BEGIN
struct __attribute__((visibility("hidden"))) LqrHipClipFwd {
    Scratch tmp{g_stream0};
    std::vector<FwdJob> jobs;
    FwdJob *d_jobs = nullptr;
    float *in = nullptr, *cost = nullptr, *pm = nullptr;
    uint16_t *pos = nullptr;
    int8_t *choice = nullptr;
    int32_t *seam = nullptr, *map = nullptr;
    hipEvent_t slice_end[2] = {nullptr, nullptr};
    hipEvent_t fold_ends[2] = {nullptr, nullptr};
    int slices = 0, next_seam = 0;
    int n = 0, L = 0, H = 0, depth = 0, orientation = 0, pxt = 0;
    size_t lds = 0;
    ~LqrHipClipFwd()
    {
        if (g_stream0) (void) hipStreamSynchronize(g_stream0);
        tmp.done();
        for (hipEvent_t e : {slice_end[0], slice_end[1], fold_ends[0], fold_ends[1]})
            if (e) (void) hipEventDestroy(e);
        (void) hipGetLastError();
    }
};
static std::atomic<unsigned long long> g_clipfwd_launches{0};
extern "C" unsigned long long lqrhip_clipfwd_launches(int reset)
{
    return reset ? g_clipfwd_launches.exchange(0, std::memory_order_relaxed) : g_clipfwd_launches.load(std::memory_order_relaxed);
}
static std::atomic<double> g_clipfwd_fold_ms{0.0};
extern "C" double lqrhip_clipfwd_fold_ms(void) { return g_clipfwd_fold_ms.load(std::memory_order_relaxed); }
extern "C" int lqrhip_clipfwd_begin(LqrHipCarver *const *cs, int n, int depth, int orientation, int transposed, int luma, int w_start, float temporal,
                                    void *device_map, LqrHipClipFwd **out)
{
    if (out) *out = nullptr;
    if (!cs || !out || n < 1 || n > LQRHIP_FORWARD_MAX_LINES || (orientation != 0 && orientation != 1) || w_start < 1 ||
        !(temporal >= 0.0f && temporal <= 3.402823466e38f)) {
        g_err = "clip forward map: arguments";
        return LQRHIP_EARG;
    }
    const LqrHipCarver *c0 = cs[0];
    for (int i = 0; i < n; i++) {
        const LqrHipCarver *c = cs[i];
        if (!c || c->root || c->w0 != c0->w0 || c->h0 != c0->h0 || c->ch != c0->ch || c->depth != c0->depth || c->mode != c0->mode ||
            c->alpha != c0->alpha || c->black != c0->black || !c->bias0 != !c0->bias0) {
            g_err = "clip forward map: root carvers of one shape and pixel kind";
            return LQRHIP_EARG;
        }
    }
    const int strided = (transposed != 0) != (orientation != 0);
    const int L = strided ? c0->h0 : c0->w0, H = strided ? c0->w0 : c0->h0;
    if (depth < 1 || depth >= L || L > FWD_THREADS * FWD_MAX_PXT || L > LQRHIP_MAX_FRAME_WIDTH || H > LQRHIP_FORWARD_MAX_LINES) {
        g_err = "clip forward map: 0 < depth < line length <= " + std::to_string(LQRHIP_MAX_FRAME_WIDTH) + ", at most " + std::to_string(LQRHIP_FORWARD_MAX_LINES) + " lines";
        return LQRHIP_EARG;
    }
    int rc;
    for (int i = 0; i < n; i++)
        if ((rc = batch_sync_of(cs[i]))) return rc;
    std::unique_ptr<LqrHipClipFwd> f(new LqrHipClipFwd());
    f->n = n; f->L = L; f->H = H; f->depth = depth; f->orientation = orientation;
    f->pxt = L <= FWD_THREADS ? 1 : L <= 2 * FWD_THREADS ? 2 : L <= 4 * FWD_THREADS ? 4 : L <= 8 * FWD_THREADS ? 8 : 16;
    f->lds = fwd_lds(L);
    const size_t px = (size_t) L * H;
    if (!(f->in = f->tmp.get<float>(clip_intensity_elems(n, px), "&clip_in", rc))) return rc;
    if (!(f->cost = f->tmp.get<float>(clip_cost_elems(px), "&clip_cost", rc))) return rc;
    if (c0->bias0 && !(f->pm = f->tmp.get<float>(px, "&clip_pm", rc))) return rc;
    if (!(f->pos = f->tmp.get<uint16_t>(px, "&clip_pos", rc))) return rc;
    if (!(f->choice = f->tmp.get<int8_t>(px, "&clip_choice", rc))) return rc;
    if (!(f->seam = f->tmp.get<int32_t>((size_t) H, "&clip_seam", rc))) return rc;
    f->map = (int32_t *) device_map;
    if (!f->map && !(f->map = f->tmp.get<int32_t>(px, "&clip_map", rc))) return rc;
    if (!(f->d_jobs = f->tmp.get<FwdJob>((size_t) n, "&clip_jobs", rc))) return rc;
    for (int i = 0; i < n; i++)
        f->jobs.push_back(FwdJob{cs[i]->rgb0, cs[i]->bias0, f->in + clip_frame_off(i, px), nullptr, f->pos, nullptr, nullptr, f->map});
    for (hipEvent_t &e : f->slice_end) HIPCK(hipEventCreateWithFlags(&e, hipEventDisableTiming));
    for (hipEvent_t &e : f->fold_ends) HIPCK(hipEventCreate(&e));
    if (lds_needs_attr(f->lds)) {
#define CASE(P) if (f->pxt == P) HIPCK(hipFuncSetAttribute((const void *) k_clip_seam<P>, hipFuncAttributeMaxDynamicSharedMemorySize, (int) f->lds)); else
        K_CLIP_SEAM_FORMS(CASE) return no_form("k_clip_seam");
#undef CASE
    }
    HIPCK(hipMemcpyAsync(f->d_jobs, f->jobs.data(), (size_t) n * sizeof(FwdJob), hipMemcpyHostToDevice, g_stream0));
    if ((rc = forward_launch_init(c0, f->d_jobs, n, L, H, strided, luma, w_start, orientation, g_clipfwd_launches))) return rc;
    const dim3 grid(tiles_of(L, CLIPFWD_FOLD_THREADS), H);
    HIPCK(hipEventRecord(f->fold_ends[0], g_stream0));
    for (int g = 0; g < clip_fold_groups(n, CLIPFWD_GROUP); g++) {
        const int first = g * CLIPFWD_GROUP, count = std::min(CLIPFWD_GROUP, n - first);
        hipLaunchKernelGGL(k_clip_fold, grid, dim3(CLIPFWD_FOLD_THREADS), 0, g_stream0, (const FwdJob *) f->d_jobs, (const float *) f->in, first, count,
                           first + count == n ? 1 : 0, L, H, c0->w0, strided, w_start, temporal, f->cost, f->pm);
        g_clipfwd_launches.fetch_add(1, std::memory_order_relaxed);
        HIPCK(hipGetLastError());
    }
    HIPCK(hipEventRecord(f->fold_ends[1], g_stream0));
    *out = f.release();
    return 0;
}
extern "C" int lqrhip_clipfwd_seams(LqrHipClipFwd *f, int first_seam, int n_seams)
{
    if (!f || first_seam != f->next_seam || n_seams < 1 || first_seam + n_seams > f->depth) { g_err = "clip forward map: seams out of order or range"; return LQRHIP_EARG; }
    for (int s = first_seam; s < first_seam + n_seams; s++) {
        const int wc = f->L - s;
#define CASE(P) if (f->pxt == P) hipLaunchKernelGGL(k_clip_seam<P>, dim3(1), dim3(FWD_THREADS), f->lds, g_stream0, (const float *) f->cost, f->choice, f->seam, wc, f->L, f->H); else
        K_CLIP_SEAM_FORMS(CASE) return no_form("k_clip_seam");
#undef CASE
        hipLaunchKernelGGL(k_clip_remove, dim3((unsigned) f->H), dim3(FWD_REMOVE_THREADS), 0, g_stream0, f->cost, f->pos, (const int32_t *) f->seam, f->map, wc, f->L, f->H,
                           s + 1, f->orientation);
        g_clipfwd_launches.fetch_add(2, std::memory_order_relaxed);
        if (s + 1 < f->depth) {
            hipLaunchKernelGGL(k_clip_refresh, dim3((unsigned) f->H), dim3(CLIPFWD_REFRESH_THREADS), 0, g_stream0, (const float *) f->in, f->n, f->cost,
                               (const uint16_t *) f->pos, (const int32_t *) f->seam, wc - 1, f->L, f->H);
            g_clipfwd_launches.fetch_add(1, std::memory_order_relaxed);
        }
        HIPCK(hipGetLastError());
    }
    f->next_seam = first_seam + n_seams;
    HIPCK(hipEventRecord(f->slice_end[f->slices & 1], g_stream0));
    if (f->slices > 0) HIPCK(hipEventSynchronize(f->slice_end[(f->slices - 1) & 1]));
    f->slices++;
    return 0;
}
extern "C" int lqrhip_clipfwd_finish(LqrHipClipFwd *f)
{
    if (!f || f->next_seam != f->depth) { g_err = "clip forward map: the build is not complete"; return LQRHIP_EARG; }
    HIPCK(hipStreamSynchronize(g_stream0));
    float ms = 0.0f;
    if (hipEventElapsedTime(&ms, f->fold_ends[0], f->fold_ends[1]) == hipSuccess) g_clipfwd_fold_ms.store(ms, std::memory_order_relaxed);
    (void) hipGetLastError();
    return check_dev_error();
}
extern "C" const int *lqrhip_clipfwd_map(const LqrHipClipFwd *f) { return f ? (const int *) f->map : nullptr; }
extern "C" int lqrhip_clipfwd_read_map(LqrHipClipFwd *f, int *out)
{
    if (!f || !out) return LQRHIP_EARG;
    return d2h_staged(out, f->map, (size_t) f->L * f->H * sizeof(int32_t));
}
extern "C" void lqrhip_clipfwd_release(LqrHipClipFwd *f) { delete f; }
END
BEGIN
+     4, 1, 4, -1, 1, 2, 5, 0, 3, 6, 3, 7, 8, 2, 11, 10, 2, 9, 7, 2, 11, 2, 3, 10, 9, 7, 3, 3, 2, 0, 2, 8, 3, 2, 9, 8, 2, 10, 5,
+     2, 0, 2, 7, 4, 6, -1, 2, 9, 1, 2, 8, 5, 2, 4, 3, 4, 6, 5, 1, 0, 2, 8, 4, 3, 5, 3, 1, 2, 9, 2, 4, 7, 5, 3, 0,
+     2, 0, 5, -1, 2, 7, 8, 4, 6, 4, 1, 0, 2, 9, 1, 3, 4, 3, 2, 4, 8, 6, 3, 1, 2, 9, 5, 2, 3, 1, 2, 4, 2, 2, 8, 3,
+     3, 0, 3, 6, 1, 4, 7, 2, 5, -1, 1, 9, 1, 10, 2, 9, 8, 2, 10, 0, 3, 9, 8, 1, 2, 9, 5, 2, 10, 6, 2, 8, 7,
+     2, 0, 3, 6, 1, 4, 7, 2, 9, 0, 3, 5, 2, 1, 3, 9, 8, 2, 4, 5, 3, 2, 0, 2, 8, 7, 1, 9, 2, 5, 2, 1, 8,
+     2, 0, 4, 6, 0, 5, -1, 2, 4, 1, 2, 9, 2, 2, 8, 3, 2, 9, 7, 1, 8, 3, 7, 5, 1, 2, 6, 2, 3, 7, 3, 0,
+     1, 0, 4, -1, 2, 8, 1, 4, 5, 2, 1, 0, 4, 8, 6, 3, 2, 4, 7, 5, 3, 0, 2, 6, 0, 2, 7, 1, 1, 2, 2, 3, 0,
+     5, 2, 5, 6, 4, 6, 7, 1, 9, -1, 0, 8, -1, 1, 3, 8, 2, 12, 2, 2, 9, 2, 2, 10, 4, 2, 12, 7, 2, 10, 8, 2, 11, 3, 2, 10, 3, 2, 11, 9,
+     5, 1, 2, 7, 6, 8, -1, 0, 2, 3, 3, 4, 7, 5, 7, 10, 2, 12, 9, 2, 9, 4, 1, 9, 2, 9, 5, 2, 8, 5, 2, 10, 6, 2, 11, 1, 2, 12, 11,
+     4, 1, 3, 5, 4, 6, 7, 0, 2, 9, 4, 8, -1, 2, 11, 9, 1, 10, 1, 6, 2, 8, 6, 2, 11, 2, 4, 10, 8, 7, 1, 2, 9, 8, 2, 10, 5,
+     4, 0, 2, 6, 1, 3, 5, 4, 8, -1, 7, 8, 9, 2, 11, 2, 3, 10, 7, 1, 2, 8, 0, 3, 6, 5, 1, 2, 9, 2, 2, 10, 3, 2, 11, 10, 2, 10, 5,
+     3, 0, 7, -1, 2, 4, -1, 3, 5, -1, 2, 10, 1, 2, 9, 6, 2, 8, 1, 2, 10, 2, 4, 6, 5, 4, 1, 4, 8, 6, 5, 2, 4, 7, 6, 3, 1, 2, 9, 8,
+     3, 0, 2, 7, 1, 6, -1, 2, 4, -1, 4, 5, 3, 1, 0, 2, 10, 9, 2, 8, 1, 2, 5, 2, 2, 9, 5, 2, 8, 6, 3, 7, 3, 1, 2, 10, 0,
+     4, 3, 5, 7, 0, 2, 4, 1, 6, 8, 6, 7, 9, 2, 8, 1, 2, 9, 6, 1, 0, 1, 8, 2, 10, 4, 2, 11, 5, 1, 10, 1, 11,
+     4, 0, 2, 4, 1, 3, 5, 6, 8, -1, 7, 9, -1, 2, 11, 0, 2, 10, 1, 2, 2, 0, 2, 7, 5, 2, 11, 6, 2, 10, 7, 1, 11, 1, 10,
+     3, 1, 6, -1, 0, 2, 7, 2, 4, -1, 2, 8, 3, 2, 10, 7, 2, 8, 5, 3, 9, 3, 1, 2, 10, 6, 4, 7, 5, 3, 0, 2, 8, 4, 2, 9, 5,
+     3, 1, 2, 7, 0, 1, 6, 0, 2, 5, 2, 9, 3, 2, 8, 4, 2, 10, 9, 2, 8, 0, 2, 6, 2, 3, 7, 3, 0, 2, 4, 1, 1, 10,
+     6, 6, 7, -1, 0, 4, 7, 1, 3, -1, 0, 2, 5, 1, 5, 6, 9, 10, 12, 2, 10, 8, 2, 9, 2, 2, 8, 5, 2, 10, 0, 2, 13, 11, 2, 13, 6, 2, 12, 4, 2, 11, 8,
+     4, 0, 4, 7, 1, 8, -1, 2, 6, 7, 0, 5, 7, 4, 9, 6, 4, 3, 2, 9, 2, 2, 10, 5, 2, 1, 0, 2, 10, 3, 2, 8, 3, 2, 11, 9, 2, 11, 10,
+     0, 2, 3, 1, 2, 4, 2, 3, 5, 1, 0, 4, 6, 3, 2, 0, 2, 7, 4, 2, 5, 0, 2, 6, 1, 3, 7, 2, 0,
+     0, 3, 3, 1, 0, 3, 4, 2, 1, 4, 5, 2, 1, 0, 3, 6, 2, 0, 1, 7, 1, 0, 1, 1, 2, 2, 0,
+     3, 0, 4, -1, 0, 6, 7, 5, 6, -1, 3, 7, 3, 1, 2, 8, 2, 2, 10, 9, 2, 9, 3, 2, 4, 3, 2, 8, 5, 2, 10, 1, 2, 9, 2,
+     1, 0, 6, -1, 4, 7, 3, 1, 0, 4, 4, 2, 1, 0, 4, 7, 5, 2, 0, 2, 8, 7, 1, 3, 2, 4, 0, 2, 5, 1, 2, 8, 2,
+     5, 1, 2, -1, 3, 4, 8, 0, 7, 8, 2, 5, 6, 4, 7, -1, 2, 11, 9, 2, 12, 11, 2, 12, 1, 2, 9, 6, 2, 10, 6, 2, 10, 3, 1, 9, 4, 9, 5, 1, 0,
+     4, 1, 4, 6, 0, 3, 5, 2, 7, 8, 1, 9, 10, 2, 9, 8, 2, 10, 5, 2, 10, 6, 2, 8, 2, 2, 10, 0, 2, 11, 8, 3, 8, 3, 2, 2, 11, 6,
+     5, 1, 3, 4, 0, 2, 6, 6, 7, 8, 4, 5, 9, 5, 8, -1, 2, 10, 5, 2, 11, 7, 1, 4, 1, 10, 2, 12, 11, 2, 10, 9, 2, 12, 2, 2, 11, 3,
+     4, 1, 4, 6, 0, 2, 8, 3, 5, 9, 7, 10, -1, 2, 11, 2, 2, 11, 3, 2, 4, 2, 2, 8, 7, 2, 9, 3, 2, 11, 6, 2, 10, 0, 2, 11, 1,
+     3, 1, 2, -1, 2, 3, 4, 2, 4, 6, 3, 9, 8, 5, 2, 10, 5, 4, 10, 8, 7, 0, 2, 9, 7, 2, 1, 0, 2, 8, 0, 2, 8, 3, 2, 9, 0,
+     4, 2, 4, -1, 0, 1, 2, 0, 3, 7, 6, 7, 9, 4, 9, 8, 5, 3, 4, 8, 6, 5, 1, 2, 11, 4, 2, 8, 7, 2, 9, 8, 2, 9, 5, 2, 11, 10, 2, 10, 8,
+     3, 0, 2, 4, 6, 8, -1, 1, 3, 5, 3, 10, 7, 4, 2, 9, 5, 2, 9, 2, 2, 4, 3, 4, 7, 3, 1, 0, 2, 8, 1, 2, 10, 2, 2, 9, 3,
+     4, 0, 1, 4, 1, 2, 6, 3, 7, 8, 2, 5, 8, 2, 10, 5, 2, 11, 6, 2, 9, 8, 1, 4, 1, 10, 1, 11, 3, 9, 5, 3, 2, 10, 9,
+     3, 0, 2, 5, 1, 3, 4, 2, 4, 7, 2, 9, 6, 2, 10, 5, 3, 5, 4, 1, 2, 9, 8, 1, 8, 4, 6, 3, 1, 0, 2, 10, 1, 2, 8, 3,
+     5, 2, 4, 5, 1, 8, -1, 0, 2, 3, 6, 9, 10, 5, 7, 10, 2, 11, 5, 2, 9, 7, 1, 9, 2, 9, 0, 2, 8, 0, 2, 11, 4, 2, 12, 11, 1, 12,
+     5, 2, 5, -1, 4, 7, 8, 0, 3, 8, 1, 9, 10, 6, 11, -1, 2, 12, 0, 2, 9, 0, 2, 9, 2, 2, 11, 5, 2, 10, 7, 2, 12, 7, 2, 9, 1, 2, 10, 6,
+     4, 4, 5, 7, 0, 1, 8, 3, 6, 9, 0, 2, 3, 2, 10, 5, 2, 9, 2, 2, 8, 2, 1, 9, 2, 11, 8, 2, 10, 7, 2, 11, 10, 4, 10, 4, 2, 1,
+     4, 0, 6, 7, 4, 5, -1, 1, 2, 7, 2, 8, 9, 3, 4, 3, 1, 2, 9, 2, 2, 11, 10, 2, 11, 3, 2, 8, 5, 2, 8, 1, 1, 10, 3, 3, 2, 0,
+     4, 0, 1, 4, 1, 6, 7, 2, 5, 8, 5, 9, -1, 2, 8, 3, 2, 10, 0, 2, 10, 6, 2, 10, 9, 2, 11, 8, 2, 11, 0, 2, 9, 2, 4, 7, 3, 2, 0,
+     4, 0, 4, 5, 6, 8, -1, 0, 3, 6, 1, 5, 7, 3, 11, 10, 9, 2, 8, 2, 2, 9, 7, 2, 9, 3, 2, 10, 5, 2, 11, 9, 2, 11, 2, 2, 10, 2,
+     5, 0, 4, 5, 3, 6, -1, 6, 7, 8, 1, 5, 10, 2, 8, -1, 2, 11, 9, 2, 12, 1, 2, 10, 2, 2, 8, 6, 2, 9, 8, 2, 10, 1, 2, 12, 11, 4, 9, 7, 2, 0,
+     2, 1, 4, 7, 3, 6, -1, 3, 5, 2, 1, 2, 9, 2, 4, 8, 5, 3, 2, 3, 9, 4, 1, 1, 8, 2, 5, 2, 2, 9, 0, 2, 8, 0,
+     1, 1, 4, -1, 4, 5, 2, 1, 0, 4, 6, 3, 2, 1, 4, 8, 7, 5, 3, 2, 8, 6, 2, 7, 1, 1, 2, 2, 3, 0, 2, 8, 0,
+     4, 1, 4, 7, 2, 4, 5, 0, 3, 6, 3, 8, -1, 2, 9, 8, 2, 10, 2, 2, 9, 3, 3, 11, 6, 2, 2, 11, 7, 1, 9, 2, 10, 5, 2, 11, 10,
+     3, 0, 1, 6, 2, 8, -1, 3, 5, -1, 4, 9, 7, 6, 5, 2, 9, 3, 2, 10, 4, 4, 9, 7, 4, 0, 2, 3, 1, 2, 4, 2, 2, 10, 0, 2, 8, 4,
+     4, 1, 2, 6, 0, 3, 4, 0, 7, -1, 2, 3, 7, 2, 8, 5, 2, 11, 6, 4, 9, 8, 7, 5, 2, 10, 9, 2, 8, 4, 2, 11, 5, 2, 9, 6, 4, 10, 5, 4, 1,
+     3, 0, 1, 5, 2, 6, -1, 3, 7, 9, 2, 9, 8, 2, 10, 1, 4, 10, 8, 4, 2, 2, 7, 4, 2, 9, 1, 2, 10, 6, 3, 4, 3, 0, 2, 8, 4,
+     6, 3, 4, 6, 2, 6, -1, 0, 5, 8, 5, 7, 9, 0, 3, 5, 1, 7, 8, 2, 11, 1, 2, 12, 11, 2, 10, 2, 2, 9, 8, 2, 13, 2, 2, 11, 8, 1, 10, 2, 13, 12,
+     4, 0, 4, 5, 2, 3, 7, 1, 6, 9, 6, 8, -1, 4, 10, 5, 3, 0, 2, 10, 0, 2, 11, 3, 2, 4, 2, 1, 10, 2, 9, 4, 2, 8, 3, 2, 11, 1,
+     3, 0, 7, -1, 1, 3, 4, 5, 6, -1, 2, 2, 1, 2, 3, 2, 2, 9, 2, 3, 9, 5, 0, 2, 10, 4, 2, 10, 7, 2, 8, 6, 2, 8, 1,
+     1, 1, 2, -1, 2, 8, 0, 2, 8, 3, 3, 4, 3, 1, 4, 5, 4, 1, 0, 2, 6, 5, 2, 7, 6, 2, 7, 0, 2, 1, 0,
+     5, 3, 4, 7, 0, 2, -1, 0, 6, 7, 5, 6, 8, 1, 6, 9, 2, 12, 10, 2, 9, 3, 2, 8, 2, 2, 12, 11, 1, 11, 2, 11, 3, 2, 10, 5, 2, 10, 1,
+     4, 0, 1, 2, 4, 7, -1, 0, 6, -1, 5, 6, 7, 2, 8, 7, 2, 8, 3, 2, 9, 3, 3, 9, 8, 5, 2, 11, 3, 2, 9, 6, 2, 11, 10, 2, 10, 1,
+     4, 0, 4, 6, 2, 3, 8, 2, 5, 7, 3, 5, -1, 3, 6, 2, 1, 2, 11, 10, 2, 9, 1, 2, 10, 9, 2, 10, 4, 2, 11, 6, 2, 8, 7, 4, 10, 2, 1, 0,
END
# WHAT THIS TASK INVOLVES
Show the lines of the material that contain the word "else".

# SOLUTION
#define CASE(P) if (f->pxt == P) HIPCK(hipFuncSetAttribute((const void *) k_clip_seam<P>, hipFuncAttributeMaxDynamicSharedMemorySize, (int) f->lds)); else
#define CASE(P) if (f->pxt == P) hipLaunchKernelGGL(k_clip_seam<P>, dim3(1), dim3(FWD_THREADS), f->lds, g_stream0, (const float *) f->cost, f->choice, f->seam, wc, f->L, f->H); else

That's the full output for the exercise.